# where's the beef? No Lance-Hater comments on his TDU ride?



## Gnarly 928 (Nov 19, 2005)

I was expecting more from the haters about Lance and his team at the TDU. Nothing bad to say about the guy this time? He did race and that usually brings all kinds of remarks.


----------



## HIMEHEEM (Sep 25, 2009)

Gnarly 928 said:


> I was expecting more from the haters about Lance and his team at the TDU. Nothing bad to say about the guy this time? He did race and that usually brings all kinds of remarks.


I didn't realize they were "in" that race


----------



## rollinrob (Dec 8, 2002)

Sounds like your are disappointed that there were no comments or threads.....


----------



## thechriswebb (Nov 21, 2008)

Did you want more remarks?


----------



## PaleAleYum (Jan 12, 2006)

Gnarly 928 said:


> I was expecting more from the haters about Lance and his team at the TDU. Nothing bad to say about the guy this time? He did race and that usually brings all kinds of remarks.


yawn to both sides


----------



## Pablo (Jul 7, 2004)

"I hate Lance." There.

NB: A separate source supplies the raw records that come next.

## Stage edge incidences in LDS and hoist diag epilogue loads via buffer loads

In the diagnostic back-projection epilogue, the per-node edge incidence records (pointers, signs, counts) are staged once per block into shared memory. The per-pixel operand loads (cvec, dsum, e-variables, edge z/y/q values) are then issued up front through raw buffer loads with wave-uniform base addresses. The aim is to cut dependent scalar index chasing and expose more memory-level parallelism in the epilogue. The cost is more registers and LDS, an extra block barrier, and a capped unrolled incidence loop, so occupancy may drop. The old path is kept behind an environment switch.

```diff
diff --git a/distributed-inverse-problem-admm_amd/csrc/admm_tomo.hip b/distributed-inverse-problem-admm_amd/csrc/admm_tomo.hip
--- a/distributed-inverse-problem-admm_amd/csrc/admm_tomo.hip
+++ b/distributed-inverse-problem-admm_amd/csrc/admm_tomo.hip
@@ -201,6 +201,7 @@
   bool mm = false;
   int bk_staging = 0;
   bool bk_epi_lds = true;
+  bool bk_diag_legacy = false;
   int n_cu = 0;
   std::unique_ptr<admm_ctx> half;
   Buf xs, xsT, p, pT, Hp, sino, bI, fpart, r, c, d2, e2;
@@ -497,7 +498,7 @@
 
 template <typename T, int VB, int MODE>
 int launch_back(admm_ctx* C, BackArgs<T> a, int V, hipStream_t s) {
-  if constexpr (MODE == BACK_H || MODE == BACK_INIT || MODE == BACK_DIAG || MODE == BACK_ATB) {
+  if constexpr (MODE == BACK_H || MODE == BACK_INIT || back_is_diag(MODE) || MODE == BACK_ATB) {
     if (C->mm) {
       constexpr int VBV = mirror_vb<T, VB>(), MH = VBV / 2;
       back_geom(a, C, C->half.get(), V);
@@ -720,7 +721,10 @@
     a.tv_kind = B.tv_kind;
     a.evar = B.e;
     a.out_t = (B.flags & ADMM_BATCH_KEEP_X) ? (T*)C->ats.p : nullptr;
-    RET((launch_back<T, VB, BACK_DIAG>(C, a, V, s)));
+    if (C->bk_diag_legacy)
+      RET((launch_back<T, VB, BACK_DIAG_LEGACY>(C, a, V, s)));
+    else
+      RET((launch_back<T, VB, BACK_DIAG>(C, a, V, s)));
   }
   RET(launch_reduce((double*)C->partS.p, V, C->P_fwd, B.node_stats, 1, ADMM_NODE_STATS, ADMM_NODE_STAT_MSE_SINO, s));
   RET(launch_reduce((double*)C->partD.p, 5 * V, Pb, B.node_stats, 5, ADMM_NODE_STATS, ADMM_NODE_STAT_G2, s));
@@ -893,6 +897,7 @@
   C->device = device;
   C->bk_staging = env_word("ADMM_BK_STAGING", {"reg", "dma1", "dma2"});
   C->bk_epi_lds = env_word("ADMM_BK_EPI", {"global"}) == 0;
+  C->bk_diag_legacy = env_word("ADMM_BK_DIAG", {"legacy"}) == 1;
   HIPCHK(hipDeviceGetAttribute(&C->n_cu, hipDeviceAttributeMultiprocessorCount, device));
   C->max_images = max_images;
   C->npix = g.N * g.N;
@@ -964,6 +969,7 @@
   C->npix = (int)npix;
   C->mrays = m;
   C->csr = true;
+  C->bk_diag_legacy = env_word("ADMM_BK_DIAG", {"legacy"}) == 1;
   C->nnz = nnz;
   FwdAngle fa{};
   fa.L = 1.0;
diff --git a/distributed-inverse-problem-admm_amd/csrc/kernels.hpp b/distributed-inverse-problem-admm_amd/csrc/kernels.hpp
--- a/distributed-inverse-problem-admm_amd/csrc/kernels.hpp
+++ b/distributed-inverse-problem-admm_amd/csrc/kernels.hpp
@@ -1058,7 +1058,9 @@
   const int* eb;
 };
 
-enum BackMode { BACK_PLAIN = 0, BACK_ATB = 1, BACK_WSQ = 2, BACK_H = 3, BACK_INIT = 4, BACK_DIAG = 5, BACK_WSQW = 6 };
+enum BackMode { BACK_PLAIN = 0, BACK_ATB = 1, BACK_WSQ = 2, BACK_H = 3, BACK_INIT = 4, BACK_DIAG = 5, BACK_WSQW = 6,
+                BACK_DIAG_LEGACY = 7 };
+constexpr bool back_is_diag(int mode) { return mode == BACK_DIAG || mode == BACK_DIAG_LEGACY; }
 
 template <typename T>
 struct BackArgs {
@@ -1326,10 +1328,115 @@
 #endif
 constexpr int kDiagG = ADMM_DIAG_G;
 constexpr int kDiagScratch = kDiagG * ((kBTI + 2) * (kBTJ + 2) + 2 * (kBTI + 1) * (kBTJ + 1));
-template <typename T, int VB, int VS = VB>
+
+#ifndef ADMM_DIAG_INC_CAP
+#define ADMM_DIAG_INC_CAP 4
+#endif
+#ifndef ADMM_DIAG_INC_HOIST
+#define ADMM_DIAG_INC_HOIST 2
+#endif
+constexpr int kDiagIncCap = ADMM_DIAG_INC_CAP;
+constexpr int kDiagIncHoist = ADMM_DIAG_INC_HOIST;
+static_assert(kDiagIncHoist >= 1 && kDiagIncHoist <= kDiagIncCap, "hoisted incidences are staged ones");
+enum DiagForm { DIAG_LEGACY = 0, DIAG_GROUPED = 1, DIAG_HOISTED = 2 };
+template <typename T, int VB>
+constexpr int diag_form(int mode) {
+  return mode == BACK_DIAG_LEGACY ? DIAG_LEGACY
+         : VB <= 4                ? DIAG_HOISTED
+         : sizeof(T) == 4         ? DIAG_GROUPED
+                                  : DIAG_LEGACY;
+}
+template <int VB>
+struct DiagInc {
+  const double* pa[VB][kDiagIncCap];
+  const double* pb[VB][kDiagIncCap];
+  const double* py[VB][kDiagIncCap];
+  const double* pq[VB][kDiagIncCap];
+  int sign[VB][kDiagIncCap];
+  int off[VB], cnt[VB];
+};
+template <typename T, int VB>
+__device__ __forceinline__ void diag_inc_stage(const BackArgs<T>& A, DiagInc<VB>& S, int v0, int nv) {
+  static_assert(VB * kDiagIncCap <= kBkThreads, "one thread per record");
+  const int u = (int)threadIdx.x / kDiagIncCap, h = (int)threadIdx.x % kDiagIncCap;
+  if (u < nv) {
+    const EdgeIn& E = A.edges;
+    const size_t npix = (size_t)A.N * A.N;
+    const int q0 = A.inc_off[v0 + u], q1 = A.inc_off[v0 + u + 1];
+    if (h == 0) {
+      S.off[u] = q0;
+      S.cnt[u] = q1 - q0;
+    }
+    const double* pa = A.cvec + (size_t)(v0 + u) * npix;
+    const double *pb = pa, *py = pa, *pq = pa;
+    int sg = 0;
+    if (q0 + h < q1) {
+      const int e = A.inc_edge[q0 + h];
+      sg = A.inc_sign[q0 + h];
+      const size_t eo = (size_t)e * npix;
+      pa = E.z ? E.z + eo : E.xp + (size_t)E.ea[e] * npix;
+      pb = E.z ? pa : E.xp + (size_t)E.eb[e] * npix;
+      py = (E.yb != nullptr && sg <= 0 ? E.yb : E.y) + eo;
+      pq = A.qv + (size_t)A.inc_qslot[q0 + h] * npix;
+    }
+    S.pa[u][h] = pa;
+    S.pb[u][h] = pb;
+    S.py[u][h] = py;
+    S.pq[u][h] = pq;
+    S.sign[u][h] = sg;
+  }
+  __syncthreads();
+}
+__device__ __forceinline__ double diag_ld(const double* row, uint32_t bytes, unsigned bo) {
+  const uint64_t b = (uint64_t)(uintptr_t)row;
+  const uint32_t lo = __builtin_amdgcn_readfirstlane((uint32_t)b);
+  const uint32_t hi = __builtin_amdgcn_readfirstlane((uint32_t)(b >> 32));
+  const auto v = __builtin_amdgcn_raw_buffer_load_b64(
+      make_rsrc((const void*)(uintptr_t)(((uint64_t)hi << 32) | lo), bytes), (int)bo, 0, 0);
+  double d;
+  __builtin_memcpy(&d, &v, 8);
+  return d;
+}
+struct DiagEdgeOps {
+  double za, zb, yv, qq;
+};
+template <int VB>
+__device__ __forceinline__ void diag_edge_load(const DiagInc<VB>& S, bool derived, int u, int h, uint32_t bytes,
+                                               unsigned bo, DiagEdgeOps& o) {
+  o.za = diag_ld(S.pa[u][h], bytes, bo);
+  o.zb = derived ? diag_ld(S.pb[u][h], bytes, bo) : 0.0;
+  o.yv = diag_ld(S.py[u][h], bytes, bo);
+  o.qq = diag_ld(S.pq[u][h], bytes, bo);
+}
+__device__ __forceinline__ double diag_edge_v(const EdgeIn& E, const DiagEdgeOps& o, int s) {
+  const double z = E.z ? o.za : (o.za + o.zb) * 0.5;
+  if (E.yb == nullptr) return z - (double)s * o.yv;
+  return z - o.yv;
+}
+struct DiagOps {
+  double cv, ds, e0, e1, e2, e3;
+  DiagEdgeOps ed[kDiagIncHoist];
+};
+template <typename T, int VB>
+__device__ __forceinline__ void diag_ops_load(const BackArgs<T>& A, const DiagInc<VB>& S, int u, int v, int npix,
+                                              unsigned bo, unsigned bo_up, unsigned bo_left, DiagOps& o) {
+  const size_t vo = (size_t)v * npix;
+  const double* ev = A.evar + 2 * vo;
+  const uint32_t bytes = (uint32_t)npix * 8u;
+  o.cv = diag_ld(A.cvec + vo, bytes, bo);
+  o.ds = diag_ld(A.dsum + vo, bytes, bo);
+  o.e0 = diag_ld(ev, bytes, bo_up);
+  o.e1 = diag_ld(ev, bytes, bo);
+  o.e2 = diag_ld(ev + npix, bytes, bo_left);
+  o.e3 = diag_ld(ev + npix, bytes, bo);
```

Happy?


----------



## HIMEHEEM (Sep 25, 2009)

I think they could have been contenders in the race if only they were faster.


----------



## Retro Grouch (Apr 30, 2002)

Lance has a stinky butt.


----------



## Andrea138 (Mar 10, 2008)

I'd hit it, but he's still a jerk.


----------



## Creakyknees (Sep 21, 2003)

Andrea138 said:


> I'd hit it, but he's still a jerk.


and here, my friends, is the key to understanding wimminz


----------



## Andrea138 (Mar 10, 2008)

The difference is that I realize that he is a jerk and have no interest in changing that.


----------



## LostViking (Jul 18, 2008)

Do people hate Lance?


----------



## JaeP (Mar 12, 2002)

Lance was in TDU?


----------



## HIMEHEEM (Sep 25, 2009)

I did like how he was able to break away and stay 75ft off the front for almost a minute, that was pretty impressive. He looked good.

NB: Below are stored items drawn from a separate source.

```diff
@@ -161,11 +163,11 @@
                     join()
                     join = None
             elif self.ud is not None:
-                dres = self.ud.bwd(be, cd, dy, pre=pre, k2=2)
+                dres = self.ud.bwd(be, cd, dy, pre=pre, k2=2, compact=compact)
             else:
                 dres = dy
             return self.u[0].bwd(be, ctxs[0], dh, dx_res=dres, pre=part, fuse_next=fuse_prev, before_res=join,
-                                 dx_out=dx_out)
+                                 dx_out=dx_out, res_sub=sub)
         inner = fuse_inner or any(c[2] is None for c in ctxs[:-1])
         if self.ud is None:
             dyr = Act.empty(dy.N, dy.H, dy.W, dy.C, be.act_dtype, dy.device)
@@ -183,10 +185,10 @@
             else:
                 dh = self.u[k].bwd(be, ctxs[k], dh, dx_out=slot(k - 1))
         if self.ud is not None:
-            dres = self.ud.bwd(be, cd, dy, ymask=ylast)
+            dres = self.ud.bwd(be, cd, dy, ymask=ylast, compact=compact)
         else:
             dres = dyr
-        out = self.u[0].bwd(be, ctxs[0], dh, dx_res=dres, pre=part, fuse_next=fuse_prev, dx_out=dx_out)
+        out = self.u[0].bwd(be, ctxs[0], dh, dx_res=dres, pre=part, fuse_next=fuse_prev, dx_out=dx_out, res_sub=sub)
         return out
 
 
diff --git a/deeplearning_mpi_amd/ops/backend.py b/deeplearning_mpi_amd/ops/backend.py
--- a/deeplearning_mpi_amd/ops/backend.py
+++ b/deeplearning_mpi_amd/ops/backend.py
@@ -182,7 +182,9 @@
                                        y.off, z.buf, z.ld, z.off, fuse.scale, fuse.shift)
 
     def conv_dgrad(self, dy: Act, wT, C, R, S, stride, pad, dx: Act, res: Act = None, fuse=None, colsum=False,
-                   bias=None):
+                   bias=None, res_sub=1):
+        if res_sub == 2:
+            assert res is not None and (res.N, res.H, res.W) == (dx.N, (dx.H + 1) // 2, (dx.W + 1) // 2), (res, dx)
         m, z, z2, sc, sh, mb = fuse if fuse is not None else (None, None, None, None, None, None)
 
         def t(a):
@@ -191,7 +193,7 @@
         dy = self.materialize(dy)
         return self.C.conv2d_dgrad_pro(dy.buf, dy.N, dy.H, dy.W, dy.C, dy.ld, dy.off, wT, C, R, S, stride, pad, dx.H,
                                        dx.W, dx.buf, dx.ld, dx.off, *t(res), *t(m), *t(z), *t(z2), sc, sh, mb,
-                                       bool(colsum and fuse is None), 0, None, None, None, 0, 0, bias)
+                                       bool(colsum and fuse is None), 0, None, None, None, 0, 0, bias, int(res_sub))
 
     def dual_weights(self, wT, C, K, coef):
         w2 = torch.empty(C, 2 * K, dtype=self.act_dtype, device=self.device)
@@ -565,14 +567,25 @@
         w2 = torch.cat([w * c[0], w * c[1]], 1).to(self.act_dtype)
         return w2, (w * c[2]).sum(1)
 
-    def conv_dgrad(self, dy, wT, C, R, S, stride, pad, dx: Act, res=None, fuse=None, colsum=False, bias=None):
+    def conv_dgrad(self, dy, wT, C, R, S, stride, pad, dx: Act, res=None, fuse=None, colsum=False, bias=None,
+                   res_sub=1):
         dy = self.materialize(dy)
         K = dy.C
         wk = wT.view(C, R, S, K).permute(3, 0, 1, 2).to(self.dt)
-        g = torch.nn.grad.conv2d_input((dx.N, C, dx.H, dx.W), wk, dy.nchw().to(self.dt), stride, pad)
+        if R == 1 and S == 1 and pad == 0 and stride == 2:
+            gc = torch.nn.grad.conv2d_input((dx.N, C, dy.H, dy.W), wk, dy.nchw().to(self.dt), 1, 0)
+            g = torch.zeros(dx.N, C, dx.H, dx.W, dtype=gc.dtype, device=gc.device)
+            g[:, :, ::2, ::2] = gc
+        else:
+            g = torch.nn.grad.conv2d_input((dx.N, C, dx.H, dx.W), wk, dy.nchw().to(self.dt), stride, pad)
         if bias is not None:
             g = g + bias.to(self.dt).view(1, -1, 1, 1)
-        if res is not None:
+        if res is not None and res_sub == 2:
+            assert (res.N, res.H, res.W) == (dx.N, (dx.H + 1) // 2, (dx.W + 1) // 2), (res, dx)
+            up = torch.zeros_like(g)
+            up[:, :, ::2, ::2] = res.nchw().to(self.dt)
+            g = g + up
+        elif res is not None:
             g = g + res.nchw().to(self.dt)
         if fuse is None:
             self._store(dx, g)
```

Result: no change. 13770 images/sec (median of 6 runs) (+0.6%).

(disclaimer- distance and duration are only estimates)


----------



## gh1 (Jun 7, 2008)

Only because everyone knew it wouldnt last.


----------



## rogger (Aug 19, 2005)

Happy now?


----------



## Coolhand (Jul 28, 2002)

rogger said:


> Happy now?


No. That was stupid. No wonder nobody goes there anymore. . .


----------



## Big-foot (Dec 14, 2002)

*Stupid?*



Coolhand said:


> No. That was stupid. No wonder nobody goes there anymore. . .


Really? 

It's more logical than the "official" from-the-horse's-mouth version of that particular incident.


----------



## yater (Nov 30, 2006)

HIMEHEEM said:


> I did like how he was able to break away and stay 75ft off the front for almost a minute, that was pretty impressive. He looked good.
> 
> (disclaimer- distance and duration are only estimates)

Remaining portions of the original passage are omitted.